Problem to solve – Which lines run from the start of the data below to the line containing "const bool multi = gb < nb;"? Set them down exactly, with none added.

Material shown –
►

int do_pc_setup_apply(nxfx_ctx* ctx, const double* r, double* z, bool add = false) {
  NXFX_REQUIRE(ctx, is_assembled(ctx), "assemble the matrix before pc_setup");
  const bool n1 = n1_kernels(ctx);
  if (n1) {
    int rc = check_aligned(ctx, r, z);
    if (rc) return rc;
  }
  auto& s = ctx->tree;
  Net g = make_net(ctx);
  TreeDev t = make_tree(ctx);
  FusedN1 fin{g, r, ctx->cur->cell_rh.p, ctx->lam_weight.p};
  unsigned int* tk = ctx->ticket.p + 1;
  unsigned int* fl = ctx->ticket.p + 2;
  unsigned int ep = ++s.epoch;
  int nb = s.n_chunks - 1;
  PeerDev pc = make_peer(ctx, 0);
  if (!n1) {
    NXFX_LAUNCH(ctx, edge_condense_kernel<true>, (int)cdiv(ctx->E, kThreads), kThreads, 0, g, ctx->cur->cell_rh.p, r,
                ctx->edge_c.p, ctx->edge_fn.p, ctx->edge_g.p);
    NXFX_LAUNCH(ctx, bif_rhs_kernel<true>, (int)cdiv(ctx->n_bif, kThreads), kThreads, 0, g, t, r, ctx->edge_g.p,
                ctx->edge_c.p, ctx->edge_fn.p, ctx->lam_weight.p);
    fin.r = nullptr;
    fin.cell_rh = nullptr;
  }
// ... 3 lines not shown
  cfg.blockDim = dim3(kTreeThreads);
  cfg.dynamicSmemBytes = tree_smem_bytes_fs(s.cap);
  cfg.stream = ctx->stream;
  cudaLaunchAttribute attr[2];
  attr[0].id = cudaLaunchAttributeCooperative;
  attr[0].val.cooperative = 1;
  attr[1].id = cudaLaunchAttributeProgrammaticStreamSerialization;
  attr[1].val.programmaticStreamSerializationAllowed = 1;
  cfg.attrs = attr;
  cfg.numAttrs = ctx->pdl_coop_refused ? 1 : 2;
  const bool multi = gb < nb;
  auto kern = pc.nranks > 1 ? (multi ? tree_factor_solve_coop_kernel<true, true> : tree_factor_solve_coop_kernel<true, false>)
                            : (multi ? tree_factor_solve_coop_kernel<false, true> : tree_factor_solve_coop_kernel<false, false>);
  cudaError_t le = cudaLaunchKernelEx(&cfg, kern, t, nb, tk, fl, ep, fin, pc);
  if (le != cudaSuccess && cfg.numAttrs == 2) {
    cudaGetLastError();
    ctx->pdl_coop_refused = true;
    cfg.numAttrs = 1;
    le = cudaLaunchKernelEx(&cfg, kern, t, nb, tk, fl, ep, fin, pc);
  }
  NXFX_CUDA(ctx, le);
  ctx->launches++;
  mark_factored(ctx);
  return edge_backsub(ctx, r, z, add, true);
}

int do_pc_apply(nxfx_ctx* ctx, int pc_type, const double* r, double* z, bool add = false) {
  const int n = (int)ctx->ndofs;
  if (pc_type == NXFX_PC_NETWORK_SCHUR && ctx->cur->acc_count > 1 && !ctx->pc_unscaled) {
    const size_t ld = vec_stride(ctx);
    if (ctx->work2.n < 2 * ld) {
      NXFX_CUDA(ctx, cudaStreamSynchronize(ctx->stream));
      NXFX_CUDA(ctx, ctx->work2.alloc(2 * ld));
    }
    const double inv_k = 1.0 / (double)ctx->cur->acc_count;
    double* rs = ctx->work2.p;
    double* zs = ctx->work2.p + ld;
    NXFX_LAUNCH(ctx, scale_tail_kernel<false>, vec_grid(ctx, n), kThreads, 0, n, (int)ctx->poff, inv_k, r, rs);
    ctx->pc_unscaled = true;
    const int rc = do_pc_apply(ctx, pc_type, rs, zs, false);
    ctx->pc_unscaled = false;
    if (rc) return rc;
    if (add) NXFX_LAUNCH(ctx, scale_tail_kernel<true>, vec_grid(ctx, n), kThreads, 0, n, (int)ctx->poff, inv_k, zs, z);
    else NXFX_LAUNCH(ctx, scale_tail_kernel<false>, vec_grid(ctx, n), kThreads, 0, n, (int)ctx->poff, inv_k, zs, z);
    return NXFX_OK;
  }
  if (add && pc_type != NXFX_PC_NETWORK_SCHUR) {
    int rc = ensure_work(ctx, 3);
    if (rc) return rc;
    double* tmp = ctx->work.p + 2 * vec_stride(ctx);
// ... 3 lines not shown
  }
  if (ctx->comm.ready) {
    NXFX_REQUIRE(ctx, pc_type == NXFX_PC_NETWORK_SCHUR && can_fuse_setup(ctx),
                 "the fused partitioned solve needs a forest schedule that fits the cooperative kernel and pc_type lu");
    return do_pc_setup_apply(ctx, r, z, add);
  }
  if (pc_type == NXFX_PC_NONE) {
    NXFX_CUDA(ctx, cudaMemcpyAsync(z, r, n * sizeof(double), cudaMemcpyDeviceToDevice, ctx->stream));
    return NXFX_OK;
  }
  if (pc_type == NXFX_PC_JACOBI_FLUX) {
    NXFX_LAUNCH(ctx, jacobi_flux_kernel, (int)cdiv(n, kThreads), kThreads, 0, n, (int)ctx->nq,
                ctx->rowptr.p, ctx->colidx.p, ctx->cur->vals.p, r, z);
    return NXFX_OK;
  }
  NXFX_REQUIRE(ctx, ctx->pc_ready, "pc_setup has not been run");
  if (ctx->generic) return do_cond_apply(ctx, r, z, add);
  const bool n1 = n1_kernels(ctx);
  int rc;
  if (n1 && (rc = check_aligned(ctx, r, z))) return rc;
  const bool fuse = n1 && ctx->n_bif > 0 && ctx->tree.coop_ok && ctx->tree.n_chunks > 1 && !ctx->lam_weight.p;
  if ((rc = node_rhs(ctx, r, ctx->n_bif > 0 && !fuse))) return rc;
  if (ctx->n_bif > 0 && (rc = tree_pass(ctx, false, r, fuse))) return rc;
  return edge_backsub(ctx, r, z, add);
}

int factor_bottom(nxfx_ctx* ctx) {
  if (ctx->generic) return cond_factor_local(ctx);
  int rc = node_diag(ctx, true);
  if (rc) return rc;
  const int nb = ctx->tree.n_chunks - 1;
  if (nb > 0) NXFX_LAUNCH(ctx, tree_factor_kernel, nb, kTreeThreads, tree_smem_bytes(ctx->tree.cap), make_tree(ctx), nb, ctx->ticket.p + 1, 0,
                          (FusedN1{make_net(ctx), nullptr, nullptr}));
  return NXFX_OK;
}

int forward_bottom(nxfx_ctx* ctx, const double* r) {
  if (ctx->generic) return cond_forward_local(ctx, r, ctx->lam_weight.p);
  int rc = node_rhs(ctx, r, true);
  if (rc) return rc;
  const int nb = ctx->tree.n_chunks - 1;
  if (nb > 0) NXFX_LAUNCH(ctx, tree_solve_kernel<kTreeUp>, nb, kTreeThreads, tree_smem_bytes(ctx->tree.cap), make_tree(ctx), nb, ctx->ticket.p + 1, 0);
  return NXFX_OK;
}

template <bool FACTOR, int PHASE>
int top_split(nxfx_ctx* ctx, double* buf) {
// ... 54 lines not shown
bool poll_norms_enabled() {
  static const bool on = [] { const char* e = std::getenv("NXFX_POLL_NORMS"); return !(e && e[0] == '0'); }();
  return on;
}

void push_history(nxfx_solve_info* info, double v) {
  if (info->history_len < NXFX_HISTORY_LEN) info->history[info->history_len++] = v;
}

int mirror_copy(nxfx_ctx* ctx, const double* x) {
  if (!ctx->mirror_h) return NXFX_OK;
  NXFX_CUDA(ctx, cudaEventRecord(ctx->ev_x, ctx->stream));
  NXFX_CUDA(ctx, cudaStreamWaitEvent(ctx->side, ctx->ev_x, 0));
  NXFX_CUDA(ctx, cudaMemcpyAsync(ctx->mirror_h, x, (size_t)ctx->ndofs * sizeof(double), cudaMemcpyDeviceToHost, ctx->side));
  return NXFX_OK;
}

int solve_preonly(nxfx_ctx* ctx, const double* b, double* x, const nxfx_solve_opts* o, nxfx_solve_info* info,
                  bool fused_setup) {
  int rc = ensure_work(ctx, 3);
  if (rc) return rc;
  double* r = ctx->work.p;
  const int steps = std::max(0, std::min(o->refine_steps, 32));
  if ((rc = fused_setup ? do_pc_setup_apply(ctx, b, x) : do_pc_apply(ctx, o->pc_type, b, x, false))) return rc;
  if ((rc = mirror_copy(ctx, x))) return rc;
  info->iterations = 1;
  if (steps == 0 && !o->final_residual) {
    NXFX_CUDA(ctx, cudaStreamSynchronize(ctx->stream));
    info->rhs_norm = info->residual_norm = -1.0;
    info->converged = 1;
    return NXFX_OK;
  }
  const double rt = o->refine_rtol > 0.0 ? o->refine_rtol : 0.0;
  int applied = 0;
  while (true) {
    const bool lazy = ctx->pipe_ok;
    volatile double* nh = ctx->scal_h;
    const bool poll = poll_norms_enabled();
    if (poll) { ctx->scal_h[0] = kNormSentinel(); ctx->scal_h[1] = kNormSentinel(); }
    if ((rc = do_residual(ctx, b, x, lazy ? nullptr : r, ctx->scal_h_dev, true))) return rc;
    bool arrived = false;
    if (poll) {
      const auto t0 = std::chrono::steady_clock::now();
      for (unsigned spin = 0;; ++spin) {
        if (!is_norm_sentinel(nh[0]) && !is_norm_sentinel(nh[1])) { arrived = true; break; }
        if ((spin & 255u) == 255u && std::chrono::steady_clock::now() - t0 > std::chrono::microseconds(1500)) break;
      }
      std::atomic_thread_fence(std::memory_order_acquire);
    }
    if (!arrived) NXFX_CUDA(ctx, cudaStreamSynchronize(ctx->stream));
    info->rhs_norm = std::sqrt(ctx->scal_h[1]);
    info->residual_norm = std::sqrt(ctx->scal_h[0]);
    push_history(info, info->residual_norm);
    const bool good = std::isfinite(info->residual_norm) && info->residual_norm <= rt * info->rhs_norm;
    if (applied >= steps || (good && rt > 0.0) || !std::isfinite(info->residual_norm)) break;
    if (lazy && (rc = do_residual(ctx, b, x, r, slot(ctx, 0)))) return rc;
    if ((rc = do_pc_apply(ctx, o->pc_type, r, x, true))) return rc;
    if ((rc = mirror_copy(ctx, x))) return rc;
    ++applied;
    if (applied >= steps && !o->final_residual) break;
  }
  info->iterations = 1 + applied;
  const double tol = std::max(o->rtol * info->rhs_norm, o->atol);
// ... 79 lines not shown
    }
  }
  info->iterations = its;
  info->converged = std::isfinite(info->residual_norm) && info->residual_norm <= tol;
  return NXFX_OK;
}

int setup_spmv_tiles(nxfx_ctx* ctx) {
  const int n = (int)ctx->ndofs;
  const int ntiles = (int)cdiv(n, kTileRows);
  NXFX_CUDA(ctx, ctx->tile_base.alloc((size_t)ntiles + 2));
  int32_t* max_tile = reinterpret_cast<int32_t*>(ctx->ticket.p);
  NXFX_LAUNCH(ctx, tile_base_kernel, (int)cdiv(ntiles + 1, kThreads), kThreads, 0, n, ntiles, ctx->rowptr.p,
              ctx->tile_base.p, max_tile);
  int32_t max_tile_h = 0;
  NXFX_CUDA(ctx, cudaMemcpyAsync(&max_tile_h, max_tile, sizeof(int32_t), cudaMemcpyDeviceToHost, ctx->stream));
  NXFX_CUDA(ctx, cudaMemsetAsync(ctx->ticket.p, 0, sizeof(unsigned int), ctx->stream));
  NXFX_CUDA(ctx, cudaStreamSynchronize(ctx->stream));
  ctx->pipe_ok = max_tile_h + 8 <= kPipeCap;
  if (ctx->pipe_ok) {
    NXFX_CUDA(ctx, cudaFuncSetAttribute(spmv_pipe_kernel<0>, cudaFuncAttributeMaxDynamicSharedMemorySize, (int)kPipeSmem));
    NXFX_CUDA(ctx, cudaFuncSetAttribute(spmv_pipe_kernel<1>, cudaFuncAttributeMaxDynamicSharedMemorySize, (int)kPipeSmem));
    NXFX_CUDA(ctx, cudaFuncSetAttribute(spmv_pipe_kernel<2>, cudaFuncAttributeMaxDynamicSharedMemorySize, (int)kPipeSmem));
  }
  return NXFX_OK;
}

}

extern "C" {

int nxfx_abi_version(void) { return NXFX_ABI_VERSION; }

◄

Solution –
int do_pc_setup_apply(nxfx_ctx* ctx, const double* r, double* z, bool add = false) {
  NXFX_REQUIRE(ctx, is_assembled(ctx), "assemble the matrix before pc_setup");
  const bool n1 = n1_kernels(ctx);
  if (n1) {
    int rc = check_aligned(ctx, r, z);
    if (rc) return rc;
  }
  auto& s = ctx->tree;
  Net g = make_net(ctx);
  TreeDev t = make_tree(ctx);
  FusedN1 fin{g, r, ctx->cur->cell_rh.p, ctx->lam_weight.p};
  unsigned int* tk = ctx->ticket.p + 1;
  unsigned int* fl = ctx->ticket.p + 2;
  unsigned int ep = ++s.epoch;
  int nb = s.n_chunks - 1;
  PeerDev pc = make_peer(ctx, 0);
  if (!n1) {
    NXFX_LAUNCH(ctx, edge_condense_kernel<true>, (int)cdiv(ctx->E, kThreads), kThreads, 0, g, ctx->cur->cell_rh.p, r,
                ctx->edge_c.p, ctx->edge_fn.p, ctx->edge_g.p);
    NXFX_LAUNCH(ctx, bif_rhs_kernel<true>, (int)cdiv(ctx->n_bif, kThreads), kThreads, 0, g, t, r, ctx->edge_g.p,
                ctx->edge_c.p, ctx->edge_fn.p, ctx->lam_weight.p);
    fin.r = nullptr;
    fin.cell_rh = nullptr;
  }
// ... 3 lines not shown
  cfg.blockDim = dim3(kTreeThreads);
  cfg.dynamicSmemBytes = tree_smem_bytes_fs(s.cap);
  cfg.stream = ctx->stream;
  cudaLaunchAttribute attr[2];
  attr[0].id = cudaLaunchAttributeCooperative;
  attr[0].val.cooperative = 1;
  attr[1].id = cudaLaunchAttributeProgrammaticStreamSerialization;
  attr[1].val.programmaticStreamSerializationAllowed = 1;
  cfg.attrs = attr;
  cfg.numAttrs = ctx->pdl_coop_refused ? 1 : 2;
  const bool multi = gb < nb;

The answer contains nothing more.